This week’s travel dream: A mother, a son, and the origin of species

David Abel and his mother decided to take a side trip from Quito to The Galápagos Island.

The Galápagos Islands may not seem like the ideal destination for mother-son bonding, said David Abel in The Boston Globe. Located 600 miles off Ecuador’s coast, the archipelago where Charles Darwin honed his ideas about evolution is notorious for its forbidding volcanic terrain, and my mom is not exactly the adventure-seeking type. But the two of us had business to take care of in Quito, and when I suggested this side excursion as a way to spend more time together, she agreed. Still, as our plane touched down on the “scree of lava rock” known as the island of Baltra, I began to worry that the whole trip might become “an exercise in masochism.”

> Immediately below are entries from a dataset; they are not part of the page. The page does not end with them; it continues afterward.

diff --git a/diarizen_amd/csrc/gemm.hip b/diarizen_amd/csrc/gemm.hip
--- a/diarizen_amd/csrc/gemm.hip
+++ b/diarizen_amd/csrc/gemm.hip
@@ -390,9 +390,39 @@
 
 }
 
+namespace {
+thread_local int t_last_fused = 0;
+
+int launch_gemm_dispatch(dzn_gemm_desc& d, hipStream_t s);
+}
+
+void gemm_fused_note(int bit) { t_last_fused |= bit; }
+int gemm_last_fused() { return t_last_fused; }
+extern "C" int dzn_op_gemm_last_fused(void) { return t_last_fused; }
+
 int launch_gemm(const dzn_gemm_desc& din, hipStream_t s) {
   dzn_gemm_desc d = din;
+  t_last_fused = 0;
   if (d.M <= 0 || d.N <= 0) return DZN_OK;
+  if (!d.gate) {
+    d.gate_partial = nullptr;
+    return launch_gemm_dispatch(d, s);
+  }
+  const dzn_gate_fuse& g = *d.gate;
+  if (!g.gamma || !g.beta || !g.Wg || !g.bg || !g.cst || !g.gate || !d.stat_final || g.H < 1 || g.H > 16 || d.N != 64 * g.H ||
+      d.stat_C != d.N || d.nz > 1 || d.c_rowoff || d.c_bf16)
+    return DZN_E_INVALID;
+  d.stat_partial = nullptr;
+  const bool shape_ok = d.gate_partial && d.gate_gab && g.hc && !(d.ldc & 3) && !(d.ldws & 3) && !d.kv_planes;
+  if (!shape_ok) d.gate_partial = nullptr;
+  const int rc = launch_gemm_dispatch(d, s);
+  if (rc != DZN_OK || (t_last_fused & DZN_FUSED_GATE)) return rc;
+  return launch_gate_stats(d.C, d.ldc > 0 ? d.ldc : d.N, g.gamma, g.beta, g.Wg, g.bg, g.cst, g.gate, d.stat_final, d.M, g.H,
+                           d.stat_eps, s);
+}
+
+namespace {
+int launch_gemm_dispatch(dzn_gemm_desc& d, hipStream_t s) {
   if (d.K <= 0 || (d.K & 7)) return DZN_E_INVALID;
   if (d.kc <= 0) { d.kc = d.K; d.ldk = 0; }
   if (d.kc & 7) return DZN_E_INVALID;
@@ -414,7 +444,7 @@
     const bool ok = d.kv_scale && d.precision == DZN_PREC_F32_H2 && d.W3 && d.W2h && d.col_scale && d.a_amax && !(d.K & 31) &&
                     !(d.kc & 31) && d.ldw == d.K && !d.a_split3 && d.nz == 1 && !d.c_rowoff && d.kv_col0 >= 0 &&
                     d.kv_col0 < d.N && !(d.kv_col0 & 63) && !(d.N & 63) && d.kv_ld == d.N - d.kv_col0 &&
-                    !(d.kv_plane_stride & 3) && d.N > 32 && !getenv("DZN_GEMM_CFG") && !getenv("DZN_NO_H2");
+                    !(d.kv_plane_stride & 3) && d.N > 32;
     if (!ok) return DZN_E_INVALID;
   }
   if (d.ln_centered && !(d.precision == DZN_PREC_F16 && d.W3 && !(d.K & 31) && !(d.kc & 31) && d.ldw == d.K && !d.a_split3))
@@ -424,6 +454,7 @@
     return launch_gemm_split(d, s);
   return launch_prec<false>(d, s);
 }
+}
 
 extern "C" int dzn_op_gemm(const dzn_gemm_desc* d, void* stream) {
   if (!d || !d->A || !d->C) return DZN_E_INVALID;
diff --git a/diarizen_amd/csrc/gemm_epilogue.h b/diarizen_amd/csrc/gemm_epilogue.h
--- a/diarizen_amd/csrc/gemm_epilogue.h
+++ b/diarizen_amd/csrc/gemm_epilogue.h
@@ -143,7 +143,7 @@
   else return v;
 }
 
-template <int BM, int BN, int TM, int TN, int MI, int NI, bool LDSCOLS = false, int RS = 16, int CS = 16>
+template <int BM, int BN, int TM, int TN, int MI, int NI, bool LDSCOLS = false, int RS = 16, int CS = 16, bool GATE = false>
 __device__ __forceinline__ void gemm_epilogue(const dzn_gemm_desc& d, f32x4 (&acc)[MI][NI], int tm, int tn,
                                               int wm, int wn, int lr, int lq, int64_t cz, int64_t bz, int z0 = 0,
                                               const float* row_inv = nullptr, const float* col_scale = nullptr,
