+__global__ __launch_bounds__(512, 4) void k_trtri_border8(const double* __restrict__ L, double* __restrict__ T,
+                                                          const double* __restrict__ U, int ld, int a, int w, int c0,
+                                                          int c1, const ExpertPtrs* __restrict__ bt,
+                                                          unsigned long long* stamp)
+{
+    LaunchStamp stamp_(stamp);
+    if (bt) { L = GP(bt[blockIdx.y].A); T = GP(bt[blockIdx.y].T); U = GP(bt[blockIdx.y].U); }
+    extern __shared__ __attribute__((aligned(16))) char smem[];
+    const int tj = blockIdx.x / w, ti = a + blockIdx.x % w;
+    double* W = T + (size_t)(tj * TILE) * ld + ti * TILE;
+    d4 acc[2][4];
+    acc_zero8(acc);
+    tile_nt8<false>(U + (size_t)(tj * TILE) * ld, ld, L + (size_t)(ti * TILE) * ld, ld, (tj > c0 ? tj : c0) * TILE,
+                    c1 * TILE, acc, smem);
+    if (tj < c0) tile_out8<1>(W, ld, acc);
+    else tile_out8<0>(W, ld, acc);
+}
+
+__global__ __launch_bounds__(256, 2) void k_trtri_border_rest(const double* __restrict__ L, double* __restrict__ T,
+                                                              double* __restrict__ U, int ld, int a, int w, int c0,
+                                                              int c1, int x0, const ExpertPtrs* __restrict__ bt)
+{
+    if (bt) { L = GP(bt[blockIdx.y].A); T = GP(bt[blockIdx.y].T); U = GP(bt[blockIdx.y].U); }
+    extern __shared__ __attribute__((aligned(16))) char smem[];
+    border_tile<2>(L, T, U, ld, a, w, 1, c0, c1, x0 + (blockIdx.x >> 2), blockIdx.x & 3, smem);
 }
 
 __global__ __launch_bounds__(256, 2) void k_predict_gemm(const double* __restrict__ Ks, const double* __restrict__ T,
@@ -1595,6 +1754,43 @@
     tile_accum_store<-1>(A + (size_t)i0 * ld + j0, ld, acc);
 }
 
+__global__ __launch_bounds__(512, 4) void k_syrk_wide8(double* __restrict__ A, int ld, int k0, int kw, int ca, int cb,
+                                                       int rev, const ExpertPtrs* __restrict__ bt,
+                                                       unsigned long long* stamp)
+{
+    LaunchStamp stamp_(stamp);
+    if (bt) A = GP(bt[blockIdx.y].A);
+    extern __shared__ __attribute__((aligned(16))) char smem[];
+    __builtin_amdgcn_s_setprio(1);
+    const int nfull = gridDim.x;
+    const int xg = blockIdx.x & 7;
+    const int xq = nfull >> 3, xr = nfull & 7;
+    const int tlin = (xg < xr ? xg * (xq + 1) : xr * (xq + 1) + (xg - xr) * xq) + (blockIdx.x >> 3);
+    int ti, tj;
+    trap_index(rev ? nfull - 1 - tlin : tlin, cb - ca, ti, tj);
+    const int i0 = (ca + ti) * TILE, j0 = (ca + tj) * TILE;
+    d4 acc[2][4];
+    acc_zero8(acc);
+    tile_nt8<false>(A + (size_t)i0 * ld, ld, A + (size_t)j0 * ld, ld, k0 * TILE, (k0 + kw) * TILE, acc, smem);
+    tile_out8<-1>(A + (size_t)i0 * ld + j0, ld, acc);
+}
+
+__global__ __launch_bounds__(256, 2) void k_syrk_wide_rest(double* __restrict__ A, int ld, int k0, int kw, int ca, int cb,
+                                                           int x0, const ExpertPtrs* __restrict__ bt)
+{
+    if (bt) A = GP(bt[blockIdx.y].A);
+    extern __shared__ __attribute__((aligned(16))) char smem[];
+    __builtin_amdgcn_s_setprio(1);
+    const int y = blockIdx.x;
+    int ti, tj;
+    trap_index(x0 + (y >> 2), cb - ca, ti, tj);
+    const int i0 = (ca + ti) * TILE + ((y >> 1) & 1) * 64, j0 = (ca + tj) * TILE + (y & 1) * 64;
+    d4 acc[2][2];
+    acc_zero(acc);
+    tile_nt<false>(A + (size_t)i0 * ld, ld, A + (size_t)j0 * ld, ld, k0 * TILE, (k0 + kw) * TILE, acc, smem);
+    tile_accum_store<-1>(A + (size_t)i0 * ld + j0, ld, acc);
+}
+
 __device__ __forceinline__ void trtri_diag_body(const double* __restrict__ A, int ld, int b,
                                                 const double* __restrict__ d64, double* __restrict__ T,
                                                 double* __restrict__ U, double* __restrict__ sm)
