template <class C>
static void reduce_range(MsmWorkspace<C>& ws, const AccView& v, hipStream_t st, const MsmShape& sh, size_t segs,
                         size_t span, bool fold, bool seq, uint32_t b0, uint32_t nbr, uint32_t L, uint32_t y_off,
                         typename C::P* out, const SpanSrc& dev = SpanSrc()) {
  constexpr bool G2 = sizeof(typename C::P) > 256;
  const size_t nb_all = (size_t)sh.Wb * nbr;
  const size_t nbt = (size_t)sh.Wb * sh.NB;
  if (dev.words || (!fold && seq)) {
    constexpr int Q = 4;
    constexpr uint32_t B = G2 ? 128 : 256;
    if (dev.words || span >= 2)
      hipLaunchKernelGGL((k_cont_seq<C, Q>), dim3(msm_blocks_for(nb_all * Q, B)), dim3(B), B * sizeof(typename C::P),
                         st, v.counts, v.offsets, b0, (uint32_t)nb_all, v.S, ws.conts, dev.words, dev.g,
                         dev.fold_span, dev.seq_max);
    if (dev.words)
      hipLaunchKernelGGL((k_cont_long<C>), dim3(std::min<unsigned>(msm_blocks_for(nb_all, B), 256u)), dim3(B),
                         B * sizeof(typename C::P), st, v.counts, v.offsets, b0, (uint32_t)nb_all, v.S, ws.conts,
                         dev.words, dev.g, dev.seq_max);
  } else if (!fold) {
    for (size_t stride = 1; stride < span; stride *= 4)
      hipLaunchKernelGGL((k_cont_treeF<C, 4>), dim3(msm_blocks_for(segs, 256)), dim3(256), 0, st, ws.cont_bucket,
                         v.counts, v.offsets, (uint32_t)nbt, v.S, (uint32_t)stride, b0, (uint32_t)(b0 + nb_all),
                         ws.conts);
  }
  const uint32_t T = nbr / L;
  const uint32_t BT = reduce_threads_for(nbr, L, G2);
  const uint32_t nblk = T / BT;
  uint32_t BT2, Lb;
  reduce_level2(nblk, G2, &BT2, &Lb);
  const int split = sh.Wb == 1 ? 1 : 0;
  hipLaunchKernelGGL(k_reduce_blocks<C>, dim3((unsigned)(sh.Wb * nblk)), dim3(BT), BT * sizeof(typename C::P), st,
                     v.counts, v.offsets, ws.bucket_sums, ws.conts, v.S, b0, (uint32_t)sh.NB, L, reduce_lg2(L), nblk,
                     fold ? 1 : 0, ws.seg_weighted + y_off, ws.seg_sum + y_off, dev.words, dev.g, dev.fold_span);
  hipLaunchKernelGGL(k_reduce_window<C>, dim3((unsigned)sh.Wb), dim3(BT2), 2 * BT2 * sizeof(typename C::P), st,
                     ws.seg_weighted + y_off, ws.seg_sum + y_off, nblk, Lb, reduce_lg2(Lb),
                     reduce_lg2(L) + reduce_lg2(BT), split, out);
}

template <class C>
hipError_t msm_back(MsmWorkspace<C>& ws, hipStream_t st, size_t n, const MsmShape& sh, typename C::P* host_out,
                    int max_span, hipEvent_t acc_done, const uint32_t* d_span_words) {
  constexpr size_t REDUCE_FOLD_SPAN = 8;
  const AccView v = acc_view<C>(ws, n, sh);
  const size_t segs = (v.E + v.S - 1) / v.S;
  const size_t span = max_span >= 0 ? (size_t)max_span : segs;
  const bool fold = max_span >= 0 && span <= REDUCE_FOLD_SPAN;
  const bool seq = max_span >= 0 && span <= cont_seq_max();
  SpanSrc dev;
  if (max_span < 0 && d_span_words) {
    dev.words = d_span_words;
    dev.g = max_span_blocks((size_t)sh.Wb * sh.red_nb());
    dev.fold_span = (uint32_t)REDUCE_FOLD_SPAN;
    dev.seq_max = (uint32_t)cont_seq_max();
  }
  (void)acc_done;
  reduce_range<C>(ws, v, st, sh, segs, span, fold, seq, sh.red_lo(), sh.red_nb(), (uint32_t)sh.L, 0, ws.window_sums,
                  dev);
  const int outs = sh.bucket_shard() ? 3 : (sh.Wb == 1 ? 2 : sh.Wb);
  hipMemcpyAsync(host_out, ws.window_sums, outs * sizeof(typename C::P), hipMemcpyDeviceToHost, st);
  return hipGetLastError();
}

My mother proved to be gamer than I expected when a water taxi took us to meet our small cruise ship, the Eden. Our below-deck cabin was snug, but Mom didn’t raise an eyebrow. “It’s clean and it’s nice,” she said. “No complaints.” After a pleasant lunch on board, we joined a rainy hike on the island of Santa Cruz to see its “lava tubes” and giant tortoises, some a century old. While descending into a cave carved from lava, my mother had to admit that she’d rather be golfing. But only when some of us went snorkeling the next morning did she beg out of the group itinerary. As we slipped into the waves without her, “several sea lions began to swim beside us, performing somersaults.”